- **AVAILABLE DATA**
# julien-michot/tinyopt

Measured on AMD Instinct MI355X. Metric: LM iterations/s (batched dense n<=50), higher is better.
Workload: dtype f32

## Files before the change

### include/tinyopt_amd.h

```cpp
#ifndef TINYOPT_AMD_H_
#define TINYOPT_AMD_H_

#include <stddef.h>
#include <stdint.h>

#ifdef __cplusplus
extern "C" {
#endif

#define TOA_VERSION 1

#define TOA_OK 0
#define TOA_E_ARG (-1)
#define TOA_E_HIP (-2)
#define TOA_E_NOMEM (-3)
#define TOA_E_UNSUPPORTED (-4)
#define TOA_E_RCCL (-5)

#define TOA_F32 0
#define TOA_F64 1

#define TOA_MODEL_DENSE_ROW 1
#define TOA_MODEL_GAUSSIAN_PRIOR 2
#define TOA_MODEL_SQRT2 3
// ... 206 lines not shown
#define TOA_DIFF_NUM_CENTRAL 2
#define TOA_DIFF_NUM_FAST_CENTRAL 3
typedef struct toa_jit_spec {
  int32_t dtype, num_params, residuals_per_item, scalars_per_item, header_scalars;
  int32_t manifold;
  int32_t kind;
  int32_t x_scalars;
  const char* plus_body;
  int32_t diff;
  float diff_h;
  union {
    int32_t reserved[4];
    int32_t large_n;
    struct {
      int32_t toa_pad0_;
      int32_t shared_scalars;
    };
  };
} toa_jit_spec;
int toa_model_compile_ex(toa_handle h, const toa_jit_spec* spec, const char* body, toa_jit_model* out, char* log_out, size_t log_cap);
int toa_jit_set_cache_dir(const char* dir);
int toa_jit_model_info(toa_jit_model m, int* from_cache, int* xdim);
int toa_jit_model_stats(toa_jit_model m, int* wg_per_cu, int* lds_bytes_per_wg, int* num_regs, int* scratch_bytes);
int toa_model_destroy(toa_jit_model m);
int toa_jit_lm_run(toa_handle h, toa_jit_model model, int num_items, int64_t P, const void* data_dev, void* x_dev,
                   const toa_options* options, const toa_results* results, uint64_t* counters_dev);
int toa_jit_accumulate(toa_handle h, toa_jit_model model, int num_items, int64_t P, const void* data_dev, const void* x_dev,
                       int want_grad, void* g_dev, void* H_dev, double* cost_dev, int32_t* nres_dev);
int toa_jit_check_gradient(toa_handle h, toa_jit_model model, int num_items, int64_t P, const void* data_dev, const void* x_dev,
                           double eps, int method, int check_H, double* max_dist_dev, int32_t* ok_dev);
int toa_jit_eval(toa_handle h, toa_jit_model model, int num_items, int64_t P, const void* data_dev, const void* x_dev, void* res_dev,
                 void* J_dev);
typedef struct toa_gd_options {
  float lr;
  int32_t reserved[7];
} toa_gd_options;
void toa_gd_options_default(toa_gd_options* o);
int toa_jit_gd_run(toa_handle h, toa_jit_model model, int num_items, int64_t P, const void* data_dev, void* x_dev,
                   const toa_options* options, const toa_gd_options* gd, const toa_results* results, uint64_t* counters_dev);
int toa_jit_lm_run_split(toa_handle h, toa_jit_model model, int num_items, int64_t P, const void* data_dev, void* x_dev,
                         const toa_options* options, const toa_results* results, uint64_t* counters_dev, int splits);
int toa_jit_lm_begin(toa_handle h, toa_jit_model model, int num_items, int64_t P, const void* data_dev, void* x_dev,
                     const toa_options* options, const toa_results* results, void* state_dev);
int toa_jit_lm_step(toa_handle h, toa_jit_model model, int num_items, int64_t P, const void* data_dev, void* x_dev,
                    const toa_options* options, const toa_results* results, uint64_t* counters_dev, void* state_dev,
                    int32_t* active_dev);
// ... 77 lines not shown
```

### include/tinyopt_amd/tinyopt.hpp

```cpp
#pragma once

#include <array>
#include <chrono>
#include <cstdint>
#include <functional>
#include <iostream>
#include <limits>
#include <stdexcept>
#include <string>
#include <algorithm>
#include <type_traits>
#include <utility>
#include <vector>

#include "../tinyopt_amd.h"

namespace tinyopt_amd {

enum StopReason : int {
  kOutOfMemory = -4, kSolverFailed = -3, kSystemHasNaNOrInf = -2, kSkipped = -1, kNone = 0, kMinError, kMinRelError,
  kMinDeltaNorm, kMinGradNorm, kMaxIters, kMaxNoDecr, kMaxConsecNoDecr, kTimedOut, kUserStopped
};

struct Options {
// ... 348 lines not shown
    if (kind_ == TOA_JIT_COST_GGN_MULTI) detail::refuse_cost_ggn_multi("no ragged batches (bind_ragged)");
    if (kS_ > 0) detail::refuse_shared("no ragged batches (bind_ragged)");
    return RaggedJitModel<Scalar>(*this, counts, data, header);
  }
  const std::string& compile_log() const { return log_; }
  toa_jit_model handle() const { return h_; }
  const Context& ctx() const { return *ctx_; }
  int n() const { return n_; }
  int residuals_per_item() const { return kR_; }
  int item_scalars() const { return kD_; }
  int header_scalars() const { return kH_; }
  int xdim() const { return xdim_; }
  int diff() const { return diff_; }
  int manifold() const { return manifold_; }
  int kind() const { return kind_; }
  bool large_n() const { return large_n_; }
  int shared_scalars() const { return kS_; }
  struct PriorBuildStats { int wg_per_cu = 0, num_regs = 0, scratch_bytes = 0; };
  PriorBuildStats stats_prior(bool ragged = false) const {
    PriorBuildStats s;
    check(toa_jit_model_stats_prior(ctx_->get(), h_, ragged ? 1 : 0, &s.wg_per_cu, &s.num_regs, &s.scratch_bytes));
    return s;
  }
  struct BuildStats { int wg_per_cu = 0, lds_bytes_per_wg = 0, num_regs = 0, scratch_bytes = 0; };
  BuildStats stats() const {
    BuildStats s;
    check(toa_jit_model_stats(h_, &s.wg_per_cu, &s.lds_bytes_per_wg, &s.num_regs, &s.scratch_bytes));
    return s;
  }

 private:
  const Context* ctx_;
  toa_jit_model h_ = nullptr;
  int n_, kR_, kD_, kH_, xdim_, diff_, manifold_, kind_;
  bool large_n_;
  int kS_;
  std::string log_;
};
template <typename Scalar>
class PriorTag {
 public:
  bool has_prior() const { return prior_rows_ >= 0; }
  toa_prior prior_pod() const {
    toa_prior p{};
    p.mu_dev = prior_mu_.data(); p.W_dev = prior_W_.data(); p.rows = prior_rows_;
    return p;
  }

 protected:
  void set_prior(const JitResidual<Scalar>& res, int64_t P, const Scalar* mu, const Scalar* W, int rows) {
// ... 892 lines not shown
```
==
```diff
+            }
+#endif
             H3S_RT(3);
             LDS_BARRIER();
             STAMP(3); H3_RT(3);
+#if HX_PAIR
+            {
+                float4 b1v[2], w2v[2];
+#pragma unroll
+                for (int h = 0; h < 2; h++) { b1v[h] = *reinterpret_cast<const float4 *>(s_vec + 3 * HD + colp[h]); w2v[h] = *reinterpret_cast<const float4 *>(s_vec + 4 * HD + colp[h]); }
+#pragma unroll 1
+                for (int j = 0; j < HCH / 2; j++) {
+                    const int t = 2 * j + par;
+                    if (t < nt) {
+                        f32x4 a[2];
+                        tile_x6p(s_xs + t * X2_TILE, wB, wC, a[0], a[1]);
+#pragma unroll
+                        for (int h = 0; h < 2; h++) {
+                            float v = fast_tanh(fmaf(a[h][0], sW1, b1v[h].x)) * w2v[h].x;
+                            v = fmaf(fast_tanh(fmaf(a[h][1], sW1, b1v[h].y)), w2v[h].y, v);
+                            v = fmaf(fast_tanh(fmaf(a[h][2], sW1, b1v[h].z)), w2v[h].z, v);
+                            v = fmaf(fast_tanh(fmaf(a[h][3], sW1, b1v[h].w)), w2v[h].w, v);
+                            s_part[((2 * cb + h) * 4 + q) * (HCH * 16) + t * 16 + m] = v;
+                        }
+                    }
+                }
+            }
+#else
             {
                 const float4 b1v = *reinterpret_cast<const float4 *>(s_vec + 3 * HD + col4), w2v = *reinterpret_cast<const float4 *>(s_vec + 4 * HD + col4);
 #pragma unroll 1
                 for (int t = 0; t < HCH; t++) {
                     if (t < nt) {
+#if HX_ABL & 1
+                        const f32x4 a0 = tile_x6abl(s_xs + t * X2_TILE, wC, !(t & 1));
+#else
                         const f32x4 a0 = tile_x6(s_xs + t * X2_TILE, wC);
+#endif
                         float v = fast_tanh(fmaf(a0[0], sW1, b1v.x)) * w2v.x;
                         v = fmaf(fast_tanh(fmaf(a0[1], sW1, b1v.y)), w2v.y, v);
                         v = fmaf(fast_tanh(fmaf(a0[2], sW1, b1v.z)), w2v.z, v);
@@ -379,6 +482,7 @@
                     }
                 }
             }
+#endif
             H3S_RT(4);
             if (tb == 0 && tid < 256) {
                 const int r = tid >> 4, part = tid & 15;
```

- **EXERCISE**
Among the lines of the data above, find those with the word "double" and show them.

- **EXERCISE ANSWER**
                       int want_grad, void* g_dev, void* H_dev, double* cost_dev, int32_t* nres_dev);
                           double eps, int method, int check_H, double* max_dist_dev, int32_t* ok_dev);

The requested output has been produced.